Exercise requirements: Copy only what runs from the line containing "float4*>(gy + rc" through the end of the material below, line for line, with both ends included.

Material shown:
__global__ void k_bn1_apply(const float* __restrict__ x, int64_t n, int C, int64_t rpb, const float* __restrict__ part, int nb,
                            float eps, const float* __restrict__ gamma, const float* __restrict__ beta,
                            const float* __restrict__ residual, int act, float momentum, float* __restrict__ y,
                            float* __restrict__ mean_out, float* __restrict__ var_out, float* __restrict__ cnt_out,
                            float* __restrict__ rmean, float* __restrict__ rvar, long long* __restrict__ nbt,
                            const int* __restrict__ add_inv, const float* __restrict__ add_src) {
  extern __shared__ float sm[];
  const int c4n = C / 4;
  const int cl = threadIdx.x % c4n, rl = threadIdx.x / c4n;
  const int nrl = blockDim.x / c4n;
  float4 s1, s2;
  bn1_reduce_parts(part, nb, C, cl, rl, nrl, sm, &s1, &s2, C, 0);
  const float4 sh = *reinterpret_cast<const float4*>(x + cl * 4);
  const float inv_n = 1.f / (float)n;
  float d[4] = {s1.x * inv_n, s1.y * inv_n, s1.z * inv_n, s1.w * inv_n};
  float q[4] = {s2.x * inv_n, s2.y * inv_n, s2.z * inv_n, s2.w * inv_n};
  float shv[4] = {sh.x, sh.y, sh.z, sh.w};
  float mu[4], va[4], is[4], g[4], bt[4];
#pragma unroll
  for (int j = 0; j < 4; ++j) {
    mu[j] = shv[j] + d[j];
    va[j] = fmaxf(q[j] - d[j] * d[j], 0.f);
    is[j] = 1.f / sqrtf(va[j] + eps);
    g[j] = gamma ? gamma[cl * 4 + j] : 1.f;
    bt[j] = beta ? beta[cl * 4 + j] : 0.f;
  }
  if (blockIdx.x == 0 && rl == 0) {
    *reinterpret_cast<float4*>(mean_out + cl * 4) = make_float4(mu[0], mu[1], mu[2], mu[3]);
    *reinterpret_cast<float4*>(var_out + cl * 4) = make_float4(va[0], va[1], va[2], va[3]);
    if (cl == 0) { cnt_out[0] = (float)n; if (nbt) nbt[0] += 1; }
    if (rmean) {
#pragma unroll
      for (int j = 0; j < 4; ++j) bn_running_update(rmean, rvar, cl * 4 + j, mu[j], va[j], (float)n, momentum);
    }
  }
  const auto [r0, r1] = row_span(rpb, n);
  for (int64_t rb = r0 + rl; rb < r1; rb += 4 * (int64_t)nrl) {
    float v[4][4], rs[4][4];
#pragma unroll
    for (int u = 0; u < 4; ++u) {
      const int64_t r = rb + (int64_t)u * nrl;
      const int64_t rc = r < r1 ? r : r0;
      *reinterpret_cast<float4*>(v[u]) = *reinterpret_cast<const float4*>(x + rc * C + cl * 4);
      if (residual) *reinterpret_cast<float4*>(rs[u]) = *reinterpret_cast<const float4*>(residual + rc * C + cl * 4);
    }
#pragma unroll
    for (int u = 0; u < 4; ++u) {
      const int64_t r = rb + (int64_t)u * nrl;
      if (r >= r1) continue;
      float o[4];
#pragma unroll
      for (int j = 0; j < 4; ++j) o[j] = norm_act_elem(v[u][j], mu[j], is[j], g[j], bt[j], residual ? &rs[u][j] : nullptr, act);
      const int q = add_inv ? add_inv[r] : -1;
      if (q >= 0) {
        const float4 f = *reinterpret_cast<const float4*>(add_src + (int64_t)q * C + cl * 4);
        o[0] += f.x; o[1] += f.y; o[2] += f.z; o[3] += f.w;
      }
      *reinterpret_cast<float4*>(y + r * C + cl * 4) = *reinterpret_cast<float4*>(o);
    }
  }
}

__global__ __launch_bounds__(1024) void k_bn_finalize(const float* __restrict__ part, int nb, int C, int64_t n,
                                                      const float* __restrict__ x, float momentum, float* __restrict__ mean,
                                                      float* __restrict__ var, float* __restrict__ cnt,
                                                      float* __restrict__ rmean, float* __restrict__ rvar,
                                                      long long* __restrict__ nbt) {
  __shared__ float r1[16][65], r2[16][65];
  const int c = blockIdx.x * 64 + (threadIdx.x & 63), j = threadIdx.x >> 6;
  float a1 = 0.f, a2 = 0.f;
  if (c < C) {
    float p1[4] = {0.f, 0.f, 0.f, 0.f}, p2[4] = {0.f, 0.f, 0.f, 0.f};
    int b = j;
    for (; b + 48 < nb; b += 64) {
      float u[4], w[4];
#pragma unroll
      for (int q = 0; q < 4; ++q) {
        u[q] = fc_ld(&part[((int64_t)(b + 16 * q) * 2) * C + c]);
        w[q] = fc_ld(&part[((int64_t)(b + 16 * q) * 2 + 1) * C + c]);
      }
#pragma unroll
      for (int q = 0; q < 4; ++q) { p1[q] += u[q]; p2[q] += w[q]; }
    }
    for (; b < nb; b += 16) {
      p1[0] += fc_ld(&part[((int64_t)b * 2) * C + c]);
      p2[0] += fc_ld(&part[((int64_t)b * 2 + 1) * C + c]);
    }
    a1 = (p1[0] + p1[1]) + (p1[2] + p1[3]);
    a2 = (p2[0] + p2[1]) + (p2[2] + p2[3]);
  }
  r1[j][threadIdx.x & 63] = a1;
  r2[j][threadIdx.x & 63] = a2;
  __syncthreads();
  if (j == 0 && c < C) {
    float s1 = 0.f, s2 = 0.f;
    for (int q = 0; q < 16; ++q) { s1 += r1[q][threadIdx.x & 63]; s2 += r2[q][threadIdx.x & 63]; }
    const float inv_n = 1.f / (float)n;
    float d = s1 * inv_n;
    float mu = x[c] + d;
    float va = fmaxf(s2 * inv_n - d * d, 0.f);
    mean[c] = mu;
    var[c] = va;
    if (c == 0) { cnt[0] = (float)n; if (nbt) nbt[0] += 1; }
    if (rmean) bn_running_update(rmean, rvar, c, mu, va, (float)n, momentum);
  }
}

__global__ void k_bn1_bwd_apply(const float* __restrict__ x, const float* __restrict__ y, const float* __restrict__ gy,
                                const float* __restrict__ gy2, int64_t n, int C, int64_t rpb, const float* __restrict__ part, int nb,
                                const float* __restrict__ mean, const float* __restrict__ var, float eps,
                                const float* __restrict__ gamma, const float* __restrict__ beta, int act,
                                float* __restrict__ gx, float* __restrict__ gres, float* __restrict__ sums , int CG,
                                unsigned* __restrict__ amax_out) {
  extern __shared__ float sm[];
  const int c0 = blockIdx.y * CG;
  x += c0; gy += c0; gx += c0; mean += c0; var += c0;
  if (y) y += c0;
  if (gy2) gy2 += c0;
  if (gres) gres += c0;
  if (gamma) gamma += c0;
  if (beta) beta += c0;
  const int c4n = CG / 4;
  const int cl = threadIdx.x % c4n, rl = threadIdx.x / c4n;
  const int nrl = blockDim.x / c4n;
  float4 t1, t2;
  bn1_reduce_parts(part, nb, C, cl, rl, nrl, sm, &t1, &t2, CG, c0);
  if (blockIdx.x == 0 && rl == 0) {
    *reinterpret_cast<float4*>(sums + c0 + cl * 4) = t1;
    *reinterpret_cast<float4*>(sums + C + c0 + cl * 4) = t2;
  }
  const float inv_n = 1.f / (float)n;
  float s1[4] = {t1.x * inv_n, t1.y * inv_n, t1.z * inv_n, t1.w * inv_n};
  float s2[4] = {t2.x * inv_n, t2.y * inv_n, t2.z * inv_n, t2.w * inv_n};
  float mu[4], is[4], g[4], bt[4];
#pragma unroll
  for (int j = 0; j < 4; ++j) {
    mu[j] = mean[cl * 4 + j];
    is[j] = 1.f / sqrtf(var[cl * 4 + j] + eps);
    g[j] = gamma ? gamma[cl * 4 + j] : 1.f;
    bt[j] = beta ? beta[cl * 4 + j] : 0.f;
  }
  const bool from_y = act && y;
  const auto [r0, r1] = row_span(rpb, n);
  unsigned am = 0u;
  for (int64_t rb = r0 + rl; rb < r1; rb += 4 * (int64_t)nrl) {
    float xv[4][4], gv[4][4], yv[4][4];
#pragma unroll
    for (int u = 0; u < 4; ++u) {
      const int64_t r = rb + (int64_t)u * nrl;
      const int64_t rc = r < r1 ? r : r0;
      *reinterpret_cast<float4*>(xv[u]) = *reinterpret_cast<const float4*>(x + rc * C + cl * 4);
      *reinterpret_cast<float4*>(gv[u]) = *reinterpret_cast<const float4*>(gy + rc * C + cl * 4);
      if (gy2) {
        const float4 t2 = *reinterpret_cast<const float4*>(gy2 + rc * C + cl * 4);
        gv[u][0] += t2.x; gv[u][1] += t2.y; gv[u][2] += t2.z; gv[u][3] += t2.w;
      }
      if (from_y) *reinterpret_cast<float4*>(yv[u]) = *reinterpret_cast<const float4*>(y + rc * C + cl * 4);
    }
#pragma unroll
    for (int u = 0; u < 4; ++u) {
      const int64_t r = rb + (int64_t)u * nrl;
      if (r >= r1) continue;
      float o[4], gr[4];
#pragma unroll
      for (int j = 0; j < 4; ++j) {
        float gg = gv[u][j];
        if (from_y) gg *= act_bwd_from_y(yv[u][j], act);
        else if (act) gg *= act_bwd_from_pre(bn_pre(xv[u][j], mu[j], is[j], g[j], bt[j]), act);
        float xh = (xv[u][j] - mu[j]) * is[j];
        gr[j] = gg;
        o[j] = g[j] * is[j] * (gg - s1[j] - xh * s2[j]);
      }
      *reinterpret_cast<float4*>(gx + r * C + cl * 4) = *reinterpret_cast<float4*>(o);
      if (gres) *reinterpret_cast<float4*>(gres + r * C + cl * 4) = *reinterpret_cast<float4*>(gr);
#pragma unroll
      for (int j = 0; j < 4; ++j) amax_fold(am, o[j]);
    }
  }
  if (amax_out) amax_commit(am, amax_out);
}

Your solution:
      *reinterpret_cast<float4*>(gv[u]) = *reinterpret_cast<const float4*>(gy + rc * C + cl * 4);
      if (gy2) {
        const float4 t2 = *reinterpret_cast<const float4*>(gy2 + rc * C + cl * 4);
        gv[u][0] += t2.x; gv[u][1] += t2.y; gv[u][2] += t2.z; gv[u][3] += t2.w;
      }
      if (from_y) *reinterpret_cast<float4*>(yv[u]) = *reinterpret_cast<const float4*>(y + rc * C + cl * 4);
    }
#pragma unroll
    for (int u = 0; u < 4; ++u) {
      const int64_t r = rb + (int64_t)u * nrl;
      if (r >= r1) continue;
      float o[4], gr[4];
#pragma unroll
      for (int j = 0; j < 4; ++j) {
        float gg = gv[u][j];
        if (from_y) gg *= act_bwd_from_y(yv[u][j], act);
        else if (act) gg *= act_bwd_from_pre(bn_pre(xv[u][j], mu[j], is[j], g[j], bt[j]), act);
        float xh = (xv[u][j] - mu[j]) * is[j];
        gr[j] = gg;
        o[j] = g[j] * is[j] * (gg - s1[j] - xh * s2[j]);
      }
      *reinterpret_cast<float4*>(gx + r * C + cl * 4) = *reinterpret_cast<float4*>(o);
      if (gres) *reinterpret_cast<float4*>(gres + r * C + cl * 4) = *reinterpret_cast<float4*>(gr);
#pragma unroll
      for (int j = 0; j < 4; ++j) amax_fold(am, o[j]);
    }
  }
  if (amax_out) amax_commit(am, amax_out);
}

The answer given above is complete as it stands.